- _Assigned task_
When you have gone through the records below, state only how many lines include the word "dopac".

[Start of Attachment]

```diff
@@ -376,7 +404,7 @@
         for (int c = 0; c < 3; ++c) {
             const size_t at = 3 * (size_t)i + c;
             float p = p_dc[at], m = ad.m[1][at], v = ad.v[1][at];
-            adam_update(p, on ? lds_rows[lrow * ROW_LDS + c] : 0.f, m, v, ad.nss[1], ad.a);
+            adam_update(p, on ? lds_dc[lrow * dc_ld + c] : 0.f, m, v, ad.nss[1], ad.a);
             p_dc[at] = p; ad.m[1][at] = m; ad.v[1][at] = v;
         }
     }
@@ -393,7 +421,7 @@
         for (int j = 0; j < 4; ++j) {
             const int f = min(f0 + j, nflat - 1);
             const int row = f / REST_F, k = f - row * REST_F;
-            g[j] = (((live >> row) & 1ull) && 3 + k < nfloat) ? lds_rows[row * ROW_LDS + 3 + k] : 0.f;
+            g[j] = (((live >> row) & 1ull) && 3 + k < nfloat) ? lds_rest[row * rest_ld + k] : 0.f;
         }
         if (f0 + 3 < nflat) {
             float4 p = *reinterpret_cast<const float4*>(P + f0), m = *reinterpret_cast<const float4*>(M + f0),
@@ -644,8 +672,7 @@
                                                                   msgs_grads_t grads,
                                                                   std::conditional_t<CAMERA, CamPartials, AdamInBackward> ad) {
     static_assert(!(CAMERA && ADAM), "camera gradients are not offered with the optimizer step in the backward");
-    __shared__ float s_rows[4][K9_STAGE_ROWS * ROW_LDS];
-    __shared__ uint8_t s_idx[4][64];
+    __shared__ __attribute__((aligned(16))) float s_rows[4][K9_STAGE_ROWS * K9_ROW_LDS];
     const int P = g.P;
     const int i = blockIdx.x * blockDim.x + threadIdx.x;
     const int lane = threadIdx.x & 63, wv = threadIdx.x >> 6;
@@ -669,16 +696,36 @@
     const bool accum = !ADAM && grads.accumulate != 0;
     const int wave_first = blockIdx.x * blockDim.x + wv * 64;
     const uint64_t live = __ballot(rendered);
-    if (staged_sh) {
-        if (rendered) s_idx[wv][__popcll(live & ((1ull << lane) - 1ull))] = (uint8_t)lane;
+    Cam cm;
+    if constexpr (!CAMERA) load_cam(vp, cm);
+    const bool do_colour = !g.colors_precomp;
+    auto fetch_run = [&](int h) {
+        int lane_f = lane;
+        asm volatile("" : "+v"(lane_f));
+        const int row0 = h * K9_STAGE_ROWS;
+        const int first = __builtin_amdgcn_readfirstlane(wave_first + row0);
+        const uint32_t live_h = (uint32_t)(live >> row0);
+        const int nfloat = 3 * (deg + 1) * (deg + 1);
+        if (live_h == 0) return;
+        if (split_in) {
+            const int nrow = min(K9_STAGE_ROWS, P - first);
+            k9_fetch_block<3>(s_rows[wv], g.features_dc + (size_t)first * 3, nrow, live_h, 0, nfloat, lane_f);
+            if (deg > 0)
+                k9_fetch_block<REST_F>(s_rows[wv] + K9_SPLIT_REST, g.features_rest + (size_t)first * REST_F, nrow, live_h, 3,
+                                       nfloat, lane_f);
+        } else {
+            k9_fetch_rows(s_rows[wv], g.shs, first, live_h, nfloat, lane_f);
+        }
+    };
+    if constexpr (!CAMERA) {
+        if (do_colour && staged_sh) fetch_run(0);
     }
     uint32_t fl = 0;
     float p[3] = {0.f, 0.f, 0.f};
     float cdt[3] = {0.f, 0.f, 0.f}, cdh[3] = {0.f, 0.f, 0.f}, cjt[9] = {};
 
     if (rendered) {
-        Cam cm;
-        load_cam(vp, cm);
+        if constexpr (CAMERA) load_cam(vp, cm);
         float4 ga, gb, gc;
         if constexpr (TEXTBOOK) {
             const double* gr = reinterpret_cast<const double*>(grad_rec) + (size_t)i * (DEPTH ? DET_INST_FLOATS_DEPTH : 9);
@@ -691,6 +738,7 @@
             typedef grad_acc_t acc2 __attribute__((ext_vector_type(2)));
 #pragma unroll
             for (int k = 0; k < GRAD_REC_FLOATS / 2; ++k) {
+                if (2 * k + 1 > (DEPTH ? 9 : 8)) { t[2 * k] = 2 * k <= (DEPTH ? 9 : 8) ? gr[2 * k] : (grad_acc_t)0; t[2 * k + 1] = (grad_acc_t)0; continue; }
                 const acc2 v2 = reinterpret_cast<const acc2*>(gr)[k];
                 t[2 * k] = v2.x; t[2 * k + 1] = v2.y;
             }
@@ -698,19 +746,28 @@
             gb = make_float4((float)t[4], (float)t[5], (float)t[6], (float)t[7]);
             gc = make_float4((float)t[8], DEPTH ? (float)t[9] : 0.f, 0.f, 0.f);
         }
+        const float o_raw = g.opacities[i];
+        fl = flags[i];
+        p[0] = g.means3D[3 * i]; p[1] = g.means3D[3 * i + 1]; p[2] = g.means3D[3 * i + 2];
+        float cov3D[6];
+        float s_raw[3];
+        float4 q4, r4;
+        if (!g.cov3D_precomp) {
+#pragma unroll
+            for (int k = 0; k < 3; ++k) s_raw[k] = g.scales[3 * i + k];
+            q4 = reinterpret_cast<const float4*>(g.rotations)[i];
+            if constexpr (!CAMERA) { if (g.raw_params == 2) r4 = reinterpret_cast<const float4*>(g.rotations_raw)[i]; }
+        }
         const float gA = TEXTBOOK ? ga.z : -0.5f * ga.z, gBh = TEXTBOOK ? ga.w : -0.5f * ga.w,
                     gC = TEXTBOOK ? gb.x : -0.5f * gb.x;
-        const float o_in = act_opacity(g, i);
+        const float o_in = act_opacity_of(g, o_raw);
         if constexpr (TEXTBOOK)
             dopac = reinterpret_cast<const float*>(geom + L.weight)[i] * gb.y;
         else
             dopac = o_in > 0.f ? gb.y / o_in : 0.f;
         if (raw) dopac = dopac * (o_in * (1.0f - o_in));
         dcolr[0] = gb.z; dcolr[1] = gb.w; dcolr[2] = gc.x;
-        fl = flags[i];
-        p[0] = g.means3D[3 * i]; p[1] = g.means3D[3 * i + 1]; p[2] = g.means3D[3 * i + 2];
-
-        float cov3D[6];
+
         float R[3][3], S[3] = {0.f, 0.f, 0.f};
         float qr = 0.f, qx = 0.f, qy = 0.f, qz = 0.f, qnorm = 1.0f;
         float sact[3] = {1.f, 1.f, 1.f};
@@ -719,8 +776,9 @@
             for (int k = 0; k < 6; ++k) cov3D[k] = g.cov3D_precomp[6 * i + k];
         } else {
             float s[3], q[4];
-            act_scales(g, i, s);
-            qnorm = act_rotation(g, i, q);
+            act_scales_of(g, s_raw, s);
+            if constexpr (CAMERA) { if (g.raw_params == 2) r4 = reinterpret_cast<const float4*>(g.rotations_raw)[i]; }
+            qnorm = act_rotation_of(g, q4, r4, q);
             qr = q[0]; qx = q[1]; qy = q[2]; qz = q[3];
             sact[0] = s[0]; sact[1] = s[1]; sact[2] = s[2];
             cov3d_from_scale_rot(s, vp.scale_modifier, q, cov3D);
@@ -883,7 +941,7 @@
         float(&s_dir)[3][256] = camera_dir_lds();
         s_dir[0][threadIdx.x] = 0.f; s_dir[1][threadIdx.x] = 0.f; s_dir[2][threadIdx.x] = 0.f;
     }
-    auto colour_backward = [&](const float* sh, float* dsh) {
+    auto colour_backward = [&](const float* sh, float* dsh, int rest_delta = 0) {
         {
 #pragma unroll
             for (int c = 0; c < 3; ++c)
@@ -896,8 +954,9 @@
                 float s = 0.f;
 #pragma unroll
                 for (int c = 0; c < 3; ++c) {
-                    const float shv = sh[k * 3 + c];
-                    if (dsh) dsh[k * 3 + c] = basis * dcolr[c];
+                    const int at = k * 3 + c + (k ? rest_delta : 0);
+                    const float shv = sh[at];
+                    if (dsh) dsh[at] = basis * dcolr[c];
                     s += shv * dcolr[c];
                 }
                 ddir[0] += bx * s; ddir[1] += by * s; ddir[2] += bz * s;
@@ -940,9 +999,10 @@
             }
         }
     };
-    const bool do_colour = !g.colors_precomp;
     if (do_colour && staged_sh) {
         const int nfloat = 3 * (deg + 1) * (deg + 1);
+        const int dc_ld = split_in ? 3 : K9_ROW_LDS, rest_ld = split_in ? REST_F : K9_ROW_LDS;
+        const int rest_at = split_in ? K9_SPLIT_REST : 3;
 #pragma unroll 1
         for (int h = 0; h < 64 / K9_STAGE_ROWS; ++h) {
             const int row0 = h * K9_STAGE_ROWS;
@@ -952,31 +1012,28 @@
             const uint64_t live_h = (live >> row0) & ((1ull << K9_STAGE_ROWS) - 1ull);
             const bool mine = (lane / K9_STAGE_ROWS) == h;
             const int lrow = lane - row0;
-            wave_lds_fence();
-            if (split_in) {
-                if (live_h != 0)
-                    coop_load_split_rows_listed(s_rows[wv], g.features_dc, g.features_rest, wave_first,
-                                                s_idx[wv] + __popcll(live & ((1ull << row0) - 1ull)), __popcll(live_h), lane, row0);
-            } else {
-                coop_load_rows(s_rows[wv], g.shs + (size_t)wave_first * ROW_F,
-                               s_idx[wv] + __popcll(live & ((1ull << row0) - 1ull)), __popcll(live_h), sh_row_float4s(deg),
-                               lane, row0);
-            }
+            if (CAMERA || h > 0) {
+                wave_lds_fence();
+                asm volatile("s_waitcnt lgkmcnt(0)" ::: "memory");
+                fetch_run(h);
+            }
+            asm volatile("s_waitcnt vmcnt(0)" ::: "memory");
             wave_lds_fence();
             if (rendered && mine) {
-                float* row = &s_rows[wv][lrow * ROW_LDS];
-                colour_backward(row, factored_sh ? nullptr : row);
+                float* row = &s_rows[wv][lrow * dc_ld];
+                colour_backward(row, factored_sh ? nullptr : row, rest_at - 3 + lrow * (rest_ld - dc_ld));
             }
             if (factored_sh) continue;
             wave_lds_fence();
             if constexpr (ADAM)
-                coop_adam_split_rows(s_rows[wv], const_cast<float*>(g.features_dc), const_cast<float*>(g.features_rest), ad, i,
-                                     in_range && mine, first, nrow, live_h, nfloat, lane, lrow);
+                coop_adam_split_rows(s_rows[wv], dc_ld, s_rows[wv] + rest_at, rest_ld, const_cast<float*>(g.features_dc),
+                                     const_cast<float*>(g.features_rest), ad, i, in_range && mine, first, nrow, live_h, nfloat,
+                                     lane, lrow);
             else if (raw)
-                coop_store_split_rows(s_rows[wv], grads.dL_dfeatures_dc, grads.dL_dfeatures_rest, i, in_range && mine, first,
-                                      nrow, live_h, nfloat, lane, lrow, accum);
+                coop_store_split_rows(s_rows[wv], dc_ld, s_rows[wv] + rest_at, rest_ld, grads.dL_dfeatures_dc,
+                                      grads.dL_dfeatures_rest, i, in_range && mine, first, nrow, live_h, nfloat, lane, lrow, accum);
             else
-                coop_store_rows(s_rows[wv], grads.dL_dshs + (size_t)first * ROW_F, nrow, live_h, nfloat, lane, accum);
+                coop_store_rows<K9_ROW_LDS>(s_rows[wv], grads.dL_dshs + (size_t)first * ROW_F, nrow, live_h, nfloat, lane, accum);
         }
     } else if (do_colour) {
         float* dsh = grads.dL_dshs && in_range ? grads.dL_dshs + (size_t)3 * K * i : nullptr;
@@ -1130,7 +1187,8 @@
     wave_lds_fence();
     const int nrow = min(64, P - wave_first);
     if (nrow > 0)
-        coop_store_split_rows(s_rows[wv], d_dc, d_rest, i, in_range, wave_first, nrow, ~0ull, 48, lane, lane);
+        coop_store_split_rows(s_rows[wv], ROW_LDS, s_rows[wv] + 3, ROW_LDS, d_dc, d_rest, i, in_range, wave_first, nrow, ~0ull, 48,
+                              lane, lane);
 }
 
 constexpr int CAM_FINISH_THREADS = 1024;
```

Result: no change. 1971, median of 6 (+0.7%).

[End of Attachment]

- _Finished task_
3